Der Betriebsrat des St.Annenstiftes und die Führer-Gruppe streiten sich vor Gericht. Quelle: Peter Müller
Celle Stadt

Der Kleinkrieg zwischen dem Betriebsrat des St. Annenstifts und der Unternehmensgruppe Burchard Führer aus Adelheidsdorf als Betreiber des Heims spitzt sich immer weiter zu. Nach dem jüngsten Urteil des Celler Arbeitsgerichts zur Versetzung des Betriebsratsmitgliedes H. zeichnet sich ab, dass die Arbeitgeberseite in Berufung geht und der Streit demnächst vor dem Landesarbeitsgericht in Hannover ausgetragen wird.

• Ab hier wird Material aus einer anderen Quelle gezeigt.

template <bool INVERSE>
__global__ __launch_bounds__(NTT_THREADS) void k_ntt_pass(PassParams p) {
    extern __shared__ __attribute__((aligned(16))) uint32_t tile[];
    const uint32_t T = 1u << p.log_t, rows = 1u << p.R, elems = rows << p.log_t;
    const uint32_t tid = threadIdx.x;
    const uint32_t tile_id = xcd_remap(blockIdx.x, p.tiles_per_col);
    const uint32_t col = blockIdx.y;
    const uint32_t ltiles = 1u << (p.L - p.log_t);
    const uint32_t a = tile_id >> (p.L - p.log_t), lt = tile_id & (ltiles - 1);
    const size_t base = ((size_t)a << (p.L + p.R)) + ((size_t)lt << p.log_t);
    const uint32_t l0 = lt << p.log_t;
    const uint32_t* in = p.in + (size_t)col * p.in_col_stride;
    uint32_t* out = p.out + (size_t)col * p.out_col_stride;
    const uint32_t tw_shift = MAX_LOG_N - (p.L + p.R);
    const uint32_t pad_mask = INVERSE ? 0u : (1u << p.expand_bits) - (1u << (p.first_layer - 1));

    for (uint32_t e = tid; e < elems; e += NTT_THREADS) {
        const uint32_t m = e >> p.log_t, t = e & (T - 1);
        const size_t gi = base + ((size_t)m << p.L) + t;
        uint32_t v = (gi & pad_mask) ? 0u : in[gi >> p.expand_bits];
        if (!INVERSE && p.twiddle) {
            const uint32_t r = __brev(m) >> (32 - p.R);
            const uint32_t ex = ((l0 + t) * r) << tw_shift;
            const uint32_t w = mul_mod(p.tw_lo[ex & (TW_SIZE - 1)], p.tw_hi[ex >> TW_BITS]);
            v = mul_mod(v, w);
        }
        tile[e] = v;
    }
    __syncthreads();

    const uint32_t half_elems = elems >> 1;
    if (INVERSE) {
        for (uint32_t j = p.R; j >= 1; j--) {
            const uint32_t hb = j - 1;
            for (uint32_t q = tid; q < half_elems; q += NTT_THREADS) {
                const uint32_t t = q & (T - 1), mm = q >> p.log_t;
                const uint32_t low = mm & ((1u << hb) - 1), m = ((mm >> hb) << j) | low;
                const uint32_t i0 = (m << p.log_t) | t, i1 = i0 + (1u << (hb + p.log_t));
                const uint32_t x = tile[i0], y = tile[i1];
                const uint32_t w = p.tile_tw[low << (LDS_TW_LOG - j)];
                tile[i0] = add_mod(x, y);
                tile[i1] = mul_mod(x - y + P, w);
            }
            __syncthreads();
        }
    } else {
        for (uint32_t j = p.first_layer; j <= p.R; j++) {
            const uint32_t hb = j - 1;
            for (uint32_t q = tid; q < half_elems; q += NTT_THREADS) {
                const uint32_t t = q & (T - 1), mm = q >> p.log_t;
                const uint32_t low = mm & ((1u << hb) - 1), m = ((mm >> hb) << j) | low;
// ... 358 lines not shown
                }
                radix_layers<2, false, true, 1, LAZY>(u, ltab, 0, 0);
#pragma unroll
                for (int k = 0; k < 4; k++) lds[(m0 + k) * TW + t] = u[k];
            }
            __syncthreads();
#pragma unroll
            for (int k = 0; k < 16; k++) v[k] = lds[(hi * 64 + k * 4 + low) * TW + t];
            radix_layers<4, false, false, 3, LAZY>(v, ltab, low, 0);
#pragma unroll
            for (int k = 0; k < 16; k++) lds[(hi * 64 + k * 4 + low) * TW + t] = v[k];
            __syncthreads();
#pragma unroll
            for (int k = 0; k < 16; k++) v[k] = lds[(k * 64 + g) * TW + t];
            radix_layers<4, false, false, 7, LAZY>(v, ltab, g, 0);
#pragma unroll
            for (int k = 0; k < 16; k++) TILE_OUT(k * 64 + g) = LAZY ? canon((int32_t)v[k]) : v[k];
        }
    } else {
        if (INVERSE) {
#pragma unroll
            for (int k = 0; k < 16; k++) v[k] = TILE_IN(k * 16 + g);
            radix_layers<4, true, false, 5>(v, ltab, g, 0);
#pragma unroll
            for (int k = 0; k < 16; k++) lds[(k * 16 + g) * TW + t] = v[k];
            __syncthreads();
#pragma unroll
            for (int k = 0; k < 16; k++) v[k] = lds[(g * 16 + k) * TW + t];
            radix_layers<4, true, true, 1>(v, ltab, 0, 0);
#pragma unroll
            for (int k = 0; k < 16; k++) {
                uint32_t x = mul_mod(v[k], tw[k]);
                if (p.scale) x = mul_mod(x, p.scale);
                TILE_OUT(g * 16 + k) = x;
            }
        } else {
#pragma unroll
            for (int k = 0; k < 16; k++) {
                const uint32_t x = TILE_IN(g * 16 + k);
                v[k] = LAZY ? (uint32_t)smont((int32_t)x, (int32_t)tw[k]) : mul_mod(x, tw[k]);
            }
            radix_layers<4, false, true, 1, LAZY>(v, ltab, 0, 0);
#pragma unroll
            for (int k = 0; k < 16; k++) lds[(g * 16 + k) * TW + t] = v[k];
            __syncthreads();
#pragma unroll
            for (int k = 0; k < 16; k++) v[k] = lds[(k * 16 + g) * TW + t];
            radix_layers<4, false, false, 5, LAZY>(v, ltab, g, 0);
#pragma unroll
            for (int k = 0; k < 16; k++) TILE_OUT(k * 16 + g) = LAZY ? canon((int32_t)v[k]) : v[k];
        }
    }
}
#undef TILE_IN
#undef TILE_OUT

struct Pass { uint32_t L, R; };
std::vector<Pass> plan_passes(uint32_t log_n) {
    std::vector<Pass> v;
    if (log_n <= 12) { v.push_back({0, log_n}); return v; }
    if (log_n < 18) {
        const uint32_t low = (log_n + 1) / 2;
        v.push_back({0, low});
        v.push_back({low, log_n - low});
        return v;
    }
    const uint32_t rem = log_n - 12;
    v.push_back({0, 12});
    if (rem == 8 || rem == 10 || rem <= 7) v.push_back({12, rem});
    else if (rem == 9) { v.push_back({12, 8}); v.push_back({20, 1}); }
    else if (rem == 11 || rem == 12) { v.push_back({12, 8}); v.push_back({20, rem - 8}); }
    else { v.push_back({12, 10}); v.push_back({22, rem - 10}); }
    return v;
}

const char* run_transform(zkh_ctx* c, bool inverse, const uint32_t* in, size_t in_col_stride, uint32_t* out,
                          size_t out_col_stride, uint32_t log_n, size_t count, uint32_t expand_bits, bool zk, const char* name) {
    ZKH_REQUIRE(log_n <= (uint32_t)MAX_LOG_N, "%s: transform size 2^%u exceeds the supported 2^%d", name, log_n, MAX_LOG_N);
    ZKH_REQUIRE(count <= 65535, "%s: too many columns (%zu)", name, count);
    std::vector<Pass> passes = plan_passes(log_n);
    const size_t n = (size_t)1 << log_n;
    Fp ninv = fp_inv(fp_encode((uint32_t)(n % P)));
    const size_t npass = passes.size();
    const bool lazy = !inverse && npass == 2 && passes[0].R == 12 && (passes[1].R == 8 || passes[1].R == 10) && expand_bits <= 4;
    const uint32_t lazy_reds = lazy ? lazy_reductions(4, expand_bits) + 2 * lazy_reductions(4, 0) + lazy_reductions(passes[1].R, 0) : 0;
    const uint32_t lazy_comp = lazy ? fp_pow(Fp::raw(R2), lazy_reds).v : 0;
    for (size_t pi = 0; pi < npass; pi++) {
        const Pass ps = inverse ? passes[npass - 1 - pi] : passes[pi];
        PassParams p{};
        const bool first = pi == 0, last = pi + 1 == npass;
        p.in = first ? in : out;
        p.in_col_stride = first ? in_col_stride : out_col_stride;
        p.out = out; p.out_col_stride = out_col_stride;
        p.log_n = log_n; p.L = ps.L; p.R = ps.R;
        const bool reg_high = ps.L >= 4 && (ps.R == 8 || ps.R == 10);
        p.log_t = ps.L == 0 ? 0 : (ps.L < 4 ? ps.L : 4);
        if (ps.L != 0 && !reg_high && ps.R < 12) p.log_t = std::max<uint32_t>(p.log_t, std::min<uint32_t>(ps.L, 12 - ps.R));
        while (p.R + p.log_t > 14 && p.log_t > 0) p.log_t--;
        p.expand_bits = (!inverse && first) ? expand_bits : 0;
        p.first_layer = (!inverse && first) ? std::min(expand_bits, ps.R) + 1 : 1;
        p.twiddle = ps.L != 0;
        p.scale = (inverse && last) ? ninv.v : 0;
        p.zk_shift = (inverse && last && zk) ? 1 : 0;
        p.lazy = lazy; p.lazy_comp = lazy_comp;
        p.tile_tw = inverse ? c->tab.tile_rev : c->tab.tile_fwd;
        p.layer_tw = inverse ? c->tab.layer_rev : (lazy ? c->tab.layer_fwd_lazy : c->tab.layer_fwd);
        p.tw_lo = inverse ? c->tab.tw_rev_lo : c->tab.tw_fwd_lo;
        p.tw_hi = inverse ? c->tab.tw_rev_hi : c->tab.tw_fwd_hi;
        p.sh_lo = c->tab.shift_lo; p.sh_hi = c->tab.shift_hi;
        if (p.zk_shift && log_n >= 4) {
            const Fp three = fp_encode(3);
            for (uint32_t k = 0; k < 16; k++)
                p.shift16[k] = (ninv * fp_pow(three, (uint64_t)(bitrev32(k) >> 28) << (log_n - 4))).v;
        }
        p.tiles_per_col = (uint32_t)(n >> (p.R + p.log_t));
        const size_t lds = ((size_t)4 << (p.R + p.log_t));
        dim3 grid(p.tiles_per_col, (unsigned)count);
        const double alg_bytes = pi == 0 ? 4.0 * count * (double)(((size_t)1 << log_n) >> expand_bits) + 4.0 * count * (double)n : 0.0;
        const bool scale_here = p.scale != 0;
        const bool k_low = ps.L == 0 && ps.R == 12 && p.expand_bits <= 4;
        const bool k_h10 = !k_low && ps.L >= 4 && p.log_t == 4 && ps.R == 10 && !(scale_here && p.zk_shift);
        const bool k_h8 = !k_low && !k_h10 && ps.L >= 4 && p.log_t == 4 && ps.R == 8 && !(scale_here && p.zk_shift);
        const bool k_top = !k_low && !k_h10 && !k_h8 && ps.L >= 12 && ps.L + ps.R == log_n && ps.R >= 1 && ps.R <= 4 && p.twiddle &&
                           p.expand_bits == 0 && p.first_layer == 1 && !scale_here && !p.zk_shift;
        const std::string pname = std::string(name) + (k_low ? ":k_ntt_low12" : k_h10 ? ":k_ntt_high10" : k_h8 ? ":k_ntt_high8" : k_top ? ":k_ntt_top" : ":k_ntt_pass");
        ProfScope prof(c, pname.c_str(), alg_bytes);
        if (ps.L == 0 && ps.R == 12 && p.expand_bits <= 4) {
            if (inverse) k_ntt_low12<true><<<grid, 256, 0, c->stream>>>(p);
            else if (lazy) k_ntt_low12<false, true><<<grid, 256, 0, c->stream>>>(p);
            else k_ntt_low12<false><<<grid, 256, 0, c->stream>>>(p);
        } else if (ps.L >= 4 && p.log_t == 4 && ps.R == 10 && !(scale_here && p.zk_shift)) {
            if (inverse) k_ntt_high<10, true><<<grid, 1024, lds, c->stream>>>(p);
            else if (lazy) k_ntt_high<10, false, true><<<grid, 1024, lds, c->stream>>>(p);
            else k_ntt_high<10, false><<<grid, 1024, lds, c->stream>>>(p);
        } else if (ps.L >= 4 && p.log_t == 4 && ps.R == 8 && !(scale_here && p.zk_shift)) {
            if (inverse) k_ntt_high<8, true><<<grid, 256, lds, c->stream>>>(p);
            else if (lazy) k_ntt_high<8, false, true><<<grid, 256, lds, c->stream>>>(p);
            else k_ntt_high<8, false><<<grid, 256, lds, c->stream>>>(p);
        } else if (k_top) {
            const dim3 tg((unsigned)(((size_t)1 << ps.L) >> 10), (unsigned)count);
            switch (ps.R * 2 + (inverse ? 1 : 0)) {
            case 2: k_ntt_top<1, false><<<tg, 256, 0, c->stream>>>(p); break;
            case 3: k_ntt_top<1, true><<<tg, 256, 0, c->stream>>>(p); break;
            case 4: k_ntt_top<2, false><<<tg, 256, 0, c->stream>>>(p); break;
            case 5: k_ntt_top<2, true><<<tg, 256, 0, c->stream>>>(p); break;
            case 6: k_ntt_top<3, false><<<tg, 256, 0, c->stream>>>(p); break;
            case 7: k_ntt_top<3, true><<<tg, 256, 0, c->stream>>>(p); break;
            case 8: k_ntt_top<4, false><<<tg, 256, 0, c->stream>>>(p); break;
            default: k_ntt_top<4, true><<<tg, 256, 0, c->stream>>>(p); break;
            }
        } else if (inverse) k_ntt_pass<true><<<grid, NTT_THREADS, lds, c->stream>>>(p);
        else k_ntt_pass<false><<<grid, NTT_THREADS, lds, c->stream>>>(p);
        ZKH_TRY(last_launch_error(name));
    }
    return nullptr;
}

}

const char* zkh::ntt_device_init(zkh_ctx* c) {
    bind_thread(c);
    ZKH_HIP(hipFuncSetAttribute((const void*)k_ntt_high<10, true>, hipFuncAttributeMaxDynamicSharedMemorySize, 65536));
    ZKH_HIP(hipFuncSetAttribute((const void*)k_ntt_high<10, false>, hipFuncAttributeMaxDynamicSharedMemorySize, 65536));
    ZKH_HIP(hipFuncSetAttribute((const void*)k_ntt_high<10, false, true>, hipFuncAttributeMaxDynamicSharedMemorySize, 65536));
    return nullptr;
}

Nachdem ein Vergleich am Dienstag gescheitert war, urteilte Arbeitsgerichtsdirektor Günther Kreß, dass die Versetzung der Betriebsrätin H. an den Empfangsbereich des Stiftes rechtswidrig sei. Andere Anträge der Klägerin H. wies das Gericht zurück. Das heißt: H. hat keinen Anspruch auf ein eigenes Büro, muss weiterhin Briefe und Pakete annehmen und Telefondienste verrichten. Kreß leitete die Verhandlung, nachdem die Verteidigung der Führer-Gruppe Arbeitsrichter Burkhard Piel Befangenheit vorgeworfen hatte.

Der Verteidiger der Führer-Gruppe, Rejnder Frommhold, signalisierte, dass er in Berufung gehen wolle. Der Anwalt von H., Detlef Fricke, sprach von „unzumutbaren Arbeitsbedingungen“ am Counter des Stiftes. Das habe das Gericht festgestellt. Er bedauerte allerdings, dass seine Mandantin in den anderen Klagepunkten unterlag.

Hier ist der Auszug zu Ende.